Hitler's Niece offers the unforgettable spectacle of a tyrant in love: kneeling, shouting, groveling, sputtering with rage, posing naked for his lover with fists clenched and stomach sucked in--and that's leaving out the dog whip and jackboots. The unfortunate victim of these attentions is Angelika Raubal, daughter of Hitler's half-sister, and the only one in his circle who dares to stand up to him. "What a good game: Who's not frightened of Adolf Hitler?" Geli's friend Henny playfully asks.

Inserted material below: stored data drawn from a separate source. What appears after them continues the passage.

hipError_t launch_walk(int32_t round, int32_t q0, int32_t nqs, int32_t both, int32_t spec_thr,
                       const uint32_t* top_seqno, const uint8_t* top_count, const uint8_t* ntop,
                       const uint8_t* lens, const uint32_t* res, const uint8_t* acc_tab,
                       const uint16_t* rank_tab, WalkState* ws, uint32_t* pq, uint32_t* pt,
                       uint32_t* outidx, const SegTab& sg, uint32_t* seg_cnt, unsigned long long* cells,
                       hipStream_t st) {
  if (nqs <= 0) return hipSuccess;
  hipLaunchKernelGGL(k_walk, dim3((nqs + 255) / 256), dim3(256), 0, st, round, q0, nqs, both, spec_thr,
                     top_seqno, top_count, ntop, lens, res, acc_tab, rank_tab, ws, pq, pt, outidx,
// ... 92 lines not shown
  atomicAdd(nstat, n);
  uint32_t k = sg.base[si] + k0;
  const uint32_t qv = ((uint32_t)q << 1) | (uint32_t)(qs % both);
  uint32_t tl = 0;
  for (int hh = 0; hh < kPH; hh++)
    for (unsigned long long m = rel[hh]; m; m &= m - 1ull) {
      const int x = 64 * hh + __builtin_ctzll(m);
      const uint32_t t = (uint32_t)(w0 + peer_id[(int64_t)qs * kPeerCap + x]);
      pq[k] = qv;
      pt[k] = t;
      outidx[k] = out0 + (uint32_t)(qs * kPeerCap + x);
      tl += lens[t];
      k++;
    }
  atomicAdd(cells, (unsigned long long)ql * tl);
}

hipError_t launch_peer_pairs(int32_t q0, int32_t w0, int32_t nqs, int32_t both, const uint8_t* lens,
                             const WalkState* ws, const uint16_t* peer_id, const uint8_t* peer_count,
                             const uint8_t* npeer, uint32_t* pq, uint32_t* pt, uint32_t* outidx, const SegTab& sg,
                             uint32_t* seg_cnt, unsigned long long* cells, uint32_t* nstat, uint32_t out0,
                             unsigned long long* aligned, int32_t emit, const WalkState* ws_prev,
                             const uint8_t* npeer_prev, int32_t q0_prev, int32_t nq_prev, hipStream_t st) {
  if (nqs <= 0) return hipSuccess;
  hipLaunchKernelGGL(k_peer_rel, dim3((nqs + 3) / 4), dim3(256), 0, st, q0, w0, nqs, both, lens, ws, peer_id,
                     peer_count, npeer, aligned, emit, ws_prev, npeer_prev, q0_prev, nq_prev);
  hipLaunchKernelGGL(k_peer_pairs, dim3((nqs + 255) / 256), dim3(256), 0, st, q0, w0, nqs, both, lens, ws, peer_id,
                     peer_count, npeer, pq, pt, outidx, sg, seg_cnt, cells, nstat, out0, aligned, emit, ws_prev,
                     npeer_prev, q0_prev, nq_prev);
  return hipGetLastError();
}

constexpr int kPackWaves = 4, kPackQ = 4;
__global__ __launch_bounds__(64 * kPackWaves) void k_pack(int32_t nqs, int32_t w0, const uint8_t* __restrict__ lens,
                                              const WalkState* __restrict__ ws, const uint8_t* __restrict__ ntop,
                                              const uint32_t* __restrict__ top_seqno,
                                              const uint8_t* __restrict__ top_count, const uint32_t* __restrict__ res,
                                              const uint8_t* __restrict__ npeer, const uint16_t* __restrict__ peer_id,
                                              const uint8_t* __restrict__ peer_count,
                                              const uint32_t* __restrict__ peer_res,
                                              const unsigned long long* __restrict__ aligned,
                                              uint32_t* __restrict__ reccount,
                                              HostQs* __restrict__ hq, uint32_t* __restrict__ rec,
                                              uint32_t* __restrict__ counters, uint32_t* __restrict__ hcounters,
                                              uint32_t* __restrict__ hreccount) {
  __shared__ uint32_t wsize[kPackWaves * kPackQ];
  __shared__ uint32_t last_wg;
  const int lane = threadIdx.x & 63, wave = threadIdx.x >> 6;
  const int qs0 = ((int)blockIdx.x * kPackWaves + wave) * kPackQ;
  if (blockIdx.x == 0 && threadIdx.x < 64) {
    uint32_t v = threadIdx.x < kPostSpread ? counters[16 + 32 * threadIdx.x] : 0u;
#pragma unroll
    for (int d = 1; d < 64; d <<= 1) v += __shfl_xor(v, d, 64);
    if (threadIdx.x < 16) hcounters[threadIdx.x] = threadIdx.x == 0 ? v : counters[threadIdx.x];
  }
  constexpr int kH = kPeerCap / 64;
  static_assert(kPackQ * kH <= 32, "relevant / aligned bits per lane");
  uint32_t pw[kPackQ][kH], relb = 0u, alb = 0u;
#pragma unroll
  for (int i = 0; i < kPackQ; i++) {
    const int qs = qs0 + i;
    const bool live = qs < nqs;
    const WalkState w = ws[live ? qs : 0];
    const int np = live ? npeer[qs] : 0;
    bool anyrel = false;
#pragma unroll
    for (int hh = 0; hh < kH; hh++) {
      const int x = lane + 64 * hh;
      pw[i][hh] = 0;
      if (live && np != 255 && x < np) {
        const uint32_t id = peer_id[(int64_t)qs * kPeerCap + x];
        const uint32_t cnt = peer_count[(int64_t)qs * kPeerCap + x];
        const uint32_t ps = (uint32_t)w0 + id;
        const bool rel = peer_relevant(w, cnt, lens[ps], ps);
        const bool al = (aligned[(int64_t)qs * kH + hh] >> lane) & 1ull;
        pw[i][hh] = id | (cnt << 16) | (rel ? 1u << 24 : 0u) | (al ? 1u << 25 : 0u);
        relb |= rel ? 1u << (i * kH + hh) : 0u;
        alb |= al ? 1u << (i * kH + hh) : 0u;
        anyrel |= rel;
      }
    }
    const bool has_rec = __any(anyrel);
    const int nt = live ? min((int)ntop[qs], kWalk) : 0;
    if (lane == 0) wsize[wave * kPackQ + i] = has_rec ? (uint32_t)(1 + 2 * nt + ((nt + 3) >> 2) + 2 * np) : 0u;
  }
  __syncthreads();
  if (threadIdx.x == 0) {
    uint32_t tot = 0;
    for (int i = 0; i < kPackWaves * kPackQ; i++) {
      const uint32_t x = wsize[i];
      wsize[i] = x ? tot : 0xffffffffu;
      tot += x;
    }
    const uint32_t b0 = tot ? atomicAdd(reccount, tot) : 0u;
    for (int i = 0; i < kPackWaves * kPackQ; i++)
      if (wsize[i] != 0xffffffffu) wsize[i] += b0;
// ... 55 lines not shown
    int hcur = 0;
#pragma unroll
    for (int j = 0; j < kInlineRel; j++) {
      uint32_t id = 0;
      while (hcur < kH && !rm[hcur]) hcur++;
      if (hcur < kH) {
        const int l = __builtin_ctzll(rm[hcur]);
        rm[hcur] &= rm[hcur] - 1ull;
        uint32_t v = pw[i][0];
#pragma unroll
        for (int hh = 1; hh < kH; hh++) v = hh == hcur ? pw[i][hh] : v;
        id = (uint32_t)__builtin_amdgcn_readlane((int)(v & 0xffffu), l);
      }
      ids[j] = (uint16_t)id;
    }
    if (lane == 0) {
      HostQs h;
      h.best_t = w.best_t;
      h.cells = w.cells;
      h.rec = base;
      h.best_rank = w.best_rank;
      h.w = w.w;
      h.flags = (uint8_t)((w.acc ? 1u : 0u) | (np == 255 ? 2u : 0u));
      h.nrel = (uint16_t)nrel;
      h.e = w.e;
      h.npeer = (uint8_t)np;
#pragma unroll
      for (int j = 0; j < kInlineRel; j++) h.rel[j] = ids[j];
      hq[qs] = h;
    }
  }
}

No one, as it turns out, but Geli--the one who should be most afraid.

Ron Hansen's tale begins with the most gemütlichkeit family gathering imaginable: a Sunday-afternoon party celebrating the infant Geli's baptism, with a pale, peevish, and hungry young Adolph as one of the guests. Geli's father Leo teases the would-be painter ("Rembrandt's only rival!"), the Monsignor needles him about his ancestry, and finally Hitler leaves in a huff. This is, truly, a new view of der führer--the 20th century's greatest villain as the embarrassing relative you don't want to talk to at reunions. By the time Geli has reached her teens, however, the tables have turned. Her father is dead, her mother is an impoverished widow, and Hitler has begun his meteoric rise to power. Geli herself is no intellectual, much less interested in politics, but she's a fun-loving, good-looking girl who captivates the Nazi inner circle even though she speaks her mind more often than she should. At first, her uncle seems like a savior, sending Geli off to university and showering gifts on his "Princess." As the infatuation deepens, however, Hitler's grip tightens, until what began with a family party ends 23 years later with a gunshot.

The basic outlines of this story are true--or at least rumored to be true--and although Geli's 1931 death was officially ruled a suicide, Hansen describes a quite plausible version of events. But the real enigma here is not who killed Geli Raubal; it is Hitler himself. How did he manage to seduce her? How did he manage to seduce an entire people? In a way, Ron Hansen's novels are all mysteries: solving the murder of a prodigal son, as in Atticus, or approaching the miracle of faith, as in Mariette in Ecstasy. He is preoccupied with the big questions, and in Hitler's Niece, that big question is none other than evil.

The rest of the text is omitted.